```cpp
__device__ __forceinline__ float nntk_fast_sigmoid(float x) {
    return __builtin_amdgcn_rcpf(1.0f + __builtin_amdgcn_exp2f(-1.44269504088896341f * x));
}
__device__ __forceinline__ float nntk_fast_tanh(float x) {
    const float e = __builtin_amdgcn_exp2f(-2.88539008177792681f * fabsf(x));
    const float r = (1.0f - e) * __builtin_amdgcn_rcpf(1.0f + e);
    return copysignf(r, x);
}
__device__ __forceinline__ float nntk_gate_act(int kind, float x, float a = 1.0f) {
    switch (kind) {
    case NNTK_ACT_SIGMOID: return nntk_fast_sigmoid(x);
    case NNTK_ACT_TANH:    return nntk_fast_tanh(x);
    case NNTK_ACT_RELU: {
        const float y = fmaxf(x, 0.0f);
        return a != 1.0f ? y * a : y;
    }
    default: return x;
    }
}

static inline int nntk_cdiv(long a, long b) { return (int)((a + b - 1) / b); }
```

### nntoolkitcore_amd/csrc/hip/runtime.hip

```cpp
#include "nntk_common.hpp"
#include <stdio.h>
#include <string.h>
#include <vector>

#include <atomic>
#include <mutex>
#include <stdlib.h>

static thread_local hipStream_t t_stream = nullptr;
static thread_local char g_err[512] = "";

hipStream_t nntk_stream() { return t_stream; }

int nntk_fail(const char *what, hipError_t err) {
    snprintf(g_err, sizeof(g_err), "HIP error in %s: %s", what, hipGetErrorString(err));
    return -1;
}
int nntk_fail_msg(const char *what) {
    snprintf(g_err, sizeof(g_err), "%s", what);
    return -1;
}

static NntkOptions g_opt;
static std::once_flag g_opt_once;
static std::mutex g_opt_mutex;

struct OptDesc { const char *name; const char *env; int NntkOptions::*field; };
static const OptDesc g_opt_table[] = {
    {"rec_persistent", "NNTK_REC_PERSISTENT", &NntkOptions::rec_persistent},
    {"rec_xw", "NNTK_REC_XW", &NntkOptions::rec_xw},
    {"rec_pingpong", "NNTK_REC_PINGPONG", &NntkOptions::rec_pingpong},
    {"rec_groups", "NNTK_REC_GROUPS", &NntkOptions::rec_groups},
    {"rec_spin_us", "NNTK_REC_SPIN_US", &NntkOptions::rec_spin_us},
    {"rec_stream", "NNTK_REC_STREAM", &NntkOptions::rec_stream},
    {"rec_fused2", "NNTK_REC_FUSED2", &NntkOptions::rec_fused2},
    {"rec_rr", "NNTK_REC_RR", &NntkOptions::rec_rr},
    {"rec_xf", "NNTK_REC_XF", &NntkOptions::rec_xf},
    {"rec_fk", "NNTK_REC_FK", &NntkOptions::rec_fk},
    {"rec_hf", "NNTK_REC_HF", &NntkOptions::rec_hf},
    {"rec_hf_pend", "NNTK_REC_HF_PEND", &NntkOptions::rec_hf_pend},
    {"rec_bd", "NNTK_REC_BD", &NntkOptions::rec_bd},
    {"dense_frag3", "NNTK_DENSE_FRAG3", &NntkOptions::dense_frag3},
    {"dense_f16x2", "NNTK_DENSE_F16X2", &NntkOptions::dense_f16x2},
    {"train_bptt", "NNTK_TRAIN_BPTT", &NntkOptions::train_bptt},
    {"train_outer_plain", "NNTK_TRAIN_OUTER_PLAIN", &NntkOptions::train_outer_plain},
    {"spec_ppw", "NNTK_SPEC_PPW", &NntkOptions::spec_ppw},
    {"spec_variant", "NNTK_SPEC_VARIANT", &NntkOptions::spec_variant},
#ifdef NNTK_VARIANT_SPEC_DMA
    {"spec_dma", "NNTK_SPEC_DMA", &NntkOptions::spec_dma},
#endif
    {"bn_fast", "NNTK_BN_FAST", &NntkOptions::bn_fast},
    {"gemm_tm_batch", "NNTK_GEMM_TM_BATCH", &NntkOptions::gemm_tm_batch},
    {"gemm_split_bf16", "NNTK_GEMM_SPLIT_BF16", &NntkOptions::gemm_split_bf16},
    {"conv_store", "NNTK_CONV_STORE", &NntkOptions::conv_store},
    {"conv_frag3_out", "NNTK_CONV_FRAG3_OUT", &NntkOptions::conv_frag3_out},
    {"conv_flatk", "NNTK_CONV_FLATK", &NntkOptions::conv_flatk},
    {"conv_a4", "NNTK_CONV_A4", &NntkOptions::conv_a4},
    {"gemm_wide", "NNTK_GEMM_WIDE", &NntkOptions::gemm_wide},
    {"conv_dbg", "NNTK_CONV_DBG", &NntkOptions::conv_dbg},
    {"weights_check", "NNTK_WEIGHTS_CHECK", &NntkOptions::weights_check},
};
static void opt_init() {
    for (const OptDesc &d : g_opt_table) {
        const char *e = getenv(d.env);
        if (e && *e && strcmp(e, "auto") != 0 && strcmp(e, "default") != 0) g_opt.*(d.field) = atoi(e);
    }
}
const NntkOptions &nntk_options() {
    std::call_once(g_opt_once, opt_init);
    return g_opt;
}

struct ProfSpan { hipEvent_t a, b; long launches, units; int kind; hipStream_t stream; };
static std::vector<ProfSpan> g_spans;
static std::mutex g_span_mutex;
static std::atomic<bool> g_prof{false};

int nntk_prof_span_begin(int kind) {
    if (!g_prof.load(std::memory_order_relaxed)) return -1;
    ProfSpan s;
    s.launches = 0;
    s.units = 0;
    s.kind = kind;
    s.stream = t_stream;
    if (hipEventCreate(&s.a) != hipSuccess || hipEventCreate(&s.b) != hipSuccess) return -1;
    (void)hipEventRecord(s.a, t_stream);
    std::lock_guard<std::mutex> lk(g_span_mutex);
    g_spans.push_back(s);
    return (int)g_spans.size() - 1;
}
void nntk_prof_span_end(int idx, long launches, long units) {
    std::lock_guard<std::mutex> lk(g_span_mutex);
    if (idx < 0 || idx >= (int)g_spans.size()) return;
    (void)hipEventRecord(g_spans[idx].b, g_spans[idx].stream);
    g_spans[idx].launches = launches;
    g_spans[idx].units = units;
}

static thread_local unsigned *t_fault_dev = nullptr;
static thread_local volatile unsigned *t_fault_host = nullptr;
static std::atomic<int> g_persistent_off{0};

unsigned *nntk_fault_word() {
    if (!t_fault_dev) {
        unsigned *d = nullptr, *h = nullptr;
        if (hipMalloc((void **)&d, 256) != hipSuccess) { (void)hipGetLastError(); return nullptr; }
        if (hipHostMalloc((void **)&h, 256, hipHostMallocDefault) != hipSuccess) { (void)hipFree(d); (void)hipGetLastError(); return nullptr; }
        (void)hipMemset(d, 0, 256);
        h[0] = 0;
        t_fault_host = h;
        t_fault_dev = d;
    }
    return t_fault_dev;
}
int nntk_fault_enqueue_copy() {
    if (!t_fault_dev) return 0;
    NNTK_HIP_TRY(hipMemcpyAsync((void *)t_fault_host, t_fault_dev, sizeof(unsigned), hipMemcpyDeviceToHost, t_stream));
    return 0;
}
int nntk_persistent_disabled() { return g_persistent_off.load(std::memory_order_relaxed); }
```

## Exercise brief
Each record must be copied out exactly and in full.

## Task solution
```cpp
__device__ __forceinline__ float nntk_fast_sigmoid(float x) {
    return __builtin_amdgcn_rcpf(1.0f + __builtin_amdgcn_exp2f(-1.44269504088896341f * x));
}
__device__ __forceinline__ float nntk_fast_tanh(float x) {
    const float e = __builtin_amdgcn_exp2f(-2.88539008177792681f * fabsf(x));
    const float r = (1.0f - e) * __builtin_amdgcn_rcpf(1.0f + e);
    return copysignf(r, x);
}
__device__ __forceinline__ float nntk_gate_act(int kind, float x, float a = 1.0f) {
    switch (kind) {
    case NNTK_ACT_SIGMOID: return nntk_fast_sigmoid(x);
    case NNTK_ACT_TANH:    return nntk_fast_tanh(x);
    case NNTK_ACT_RELU: {
        const float y = fmaxf(x, 0.0f);
        return a != 1.0f ? y * a : y;
    }
    default: return x;
    }
}

static inline int nntk_cdiv(long a, long b) { return (int)((a + b - 1) / b); }
```

### nntoolkitcore_amd/csrc/hip/runtime.hip

```cpp
#include "nntk_common.hpp"
#include <stdio.h>
#include <string.h>
#include <vector>

#include <atomic>
#include <mutex>
#include <stdlib.h>

static thread_local hipStream_t t_stream = nullptr;
static thread_local char g_err[512] = "";

hipStream_t nntk_stream() { return t_stream; }

int nntk_fail(const char *what, hipError_t err) {
    snprintf(g_err, sizeof(g_err), "HIP error in %s: %s", what, hipGetErrorString(err));
    return -1;
}
int nntk_fail_msg(const char *what) {
    snprintf(g_err, sizeof(g_err), "%s", what);
    return -1;
}

static NntkOptions g_opt;
static std::once_flag g_opt_once;
static std::mutex g_opt_mutex;

struct OptDesc { const char *name; const char *env; int NntkOptions::*field; };
static const OptDesc g_opt_table[] = {
    {"rec_persistent", "NNTK_REC_PERSISTENT", &NntkOptions::rec_persistent},
    {"rec_xw", "NNTK_REC_XW", &NntkOptions::rec_xw},
    {"rec_pingpong", "NNTK_REC_PINGPONG", &NntkOptions::rec_pingpong},
    {"rec_groups", "NNTK_REC_GROUPS", &NntkOptions::rec_groups},
    {"rec_spin_us", "NNTK_REC_SPIN_US", &NntkOptions::rec_spin_us},
    {"rec_stream", "NNTK_REC_STREAM", &NntkOptions::rec_stream},
    {"rec_fused2", "NNTK_REC_FUSED2", &NntkOptions::rec_fused2},
    {"rec_rr", "NNTK_REC_RR", &NntkOptions::rec_rr},
    {"rec_xf", "NNTK_REC_XF", &NntkOptions::rec_xf},
    {"rec_fk", "NNTK_REC_FK", &NntkOptions::rec_fk},
    {"rec_hf", "NNTK_REC_HF", &NntkOptions::rec_hf},
    {"rec_hf_pend", "NNTK_REC_HF_PEND", &NntkOptions::rec_hf_pend},
    {"rec_bd", "NNTK_REC_BD", &NntkOptions::rec_bd},
    {"dense_frag3", "NNTK_DENSE_FRAG3", &NntkOptions::dense_frag3},
    {"dense_f16x2", "NNTK_DENSE_F16X2", &NntkOptions::dense_f16x2},
    {"train_bptt", "NNTK_TRAIN_BPTT", &NntkOptions::train_bptt},
    {"train_outer_plain", "NNTK_TRAIN_OUTER_PLAIN", &NntkOptions::train_outer_plain},
    {"spec_ppw", "NNTK_SPEC_PPW", &NntkOptions::spec_ppw},
    {"spec_variant", "NNTK_SPEC_VARIANT", &NntkOptions::spec_variant},
#ifdef NNTK_VARIANT_SPEC_DMA
    {"spec_dma", "NNTK_SPEC_DMA", &NntkOptions::spec_dma},
#endif
    {"bn_fast", "NNTK_BN_FAST", &NntkOptions::bn_fast},
    {"gemm_tm_batch", "NNTK_GEMM_TM_BATCH", &NntkOptions::gemm_tm_batch},
    {"gemm_split_bf16", "NNTK_GEMM_SPLIT_BF16", &NntkOptions::gemm_split_bf16},
    {"conv_store", "NNTK_CONV_STORE", &NntkOptions::conv_store},
    {"conv_frag3_out", "NNTK_CONV_FRAG3_OUT", &NntkOptions::conv_frag3_out},
    {"conv_flatk", "NNTK_CONV_FLATK", &NntkOptions::conv_flatk},
    {"conv_a4", "NNTK_CONV_A4", &NntkOptions::conv_a4},
    {"gemm_wide", "NNTK_GEMM_WIDE", &NntkOptions::gemm_wide},
    {"conv_dbg", "NNTK_CONV_DBG", &NntkOptions::conv_dbg},
    {"weights_check", "NNTK_WEIGHTS_CHECK", &NntkOptions::weights_check},
};
static void opt_init() {
    for (const OptDesc &d : g_opt_table) {
        const char *e = getenv(d.env);
        if (e && *e && strcmp(e, "auto") != 0 && strcmp(e, "default") != 0) g_opt.*(d.field) = atoi(e);
    }
}
const NntkOptions &nntk_options() {
    std::call_once(g_opt_once, opt_init);
    return g_opt;
}

struct ProfSpan { hipEvent_t a, b; long launches, units; int kind; hipStream_t stream; };
static std::vector<ProfSpan> g_spans;
static std::mutex g_span_mutex;
static std::atomic<bool> g_prof{false};

int nntk_prof_span_begin(int kind) {
    if (!g_prof.load(std::memory_order_relaxed)) return -1;
    ProfSpan s;
    s.launches = 0;
    s.units = 0;
    s.kind = kind;
    s.stream = t_stream;
    if (hipEventCreate(&s.a) != hipSuccess || hipEventCreate(&s.b) != hipSuccess) return -1;
    (void)hipEventRecord(s.a, t_stream);
    std::lock_guard<std::mutex> lk(g_span_mutex);
    g_spans.push_back(s);
    return (int)g_spans.size() - 1;
}
void nntk_prof_span_end(int idx, long launches, long units) {
    std::lock_guard<std::mutex> lk(g_span_mutex);
    if (idx < 0 || idx >= (int)g_spans.size()) return;
    (void)hipEventRecord(g_spans[idx].b, g_spans[idx].stream);
    g_spans[idx].launches = launches;
    g_spans[idx].units = units;
}

static thread_local unsigned *t_fault_dev = nullptr;
static thread_local volatile unsigned *t_fault_host = nullptr;
static std::atomic<int> g_persistent_off{0};

unsigned *nntk_fault_word() {
    if (!t_fault_dev) {
        unsigned *d = nullptr, *h = nullptr;
        if (hipMalloc((void **)&d, 256) != hipSuccess) { (void)hipGetLastError(); return nullptr; }
        if (hipHostMalloc((void **)&h, 256, hipHostMallocDefault) != hipSuccess) { (void)hipFree(d); (void)hipGetLastError(); return nullptr; }
        (void)hipMemset(d, 0, 256);
        h[0] = 0;
        t_fault_host = h;
        t_fault_dev = d;
    }
    return t_fault_dev;
}
int nntk_fault_enqueue_copy() {
    if (!t_fault_dev) return 0;
    NNTK_HIP_TRY(hipMemcpyAsync((void *)t_fault_host, t_fault_dev, sizeof(unsigned), hipMemcpyDeviceToHost, t_stream));
    return 0;
}
int nntk_persistent_disabled() { return g_persistent_off.load(std::memory_order_relaxed); }
```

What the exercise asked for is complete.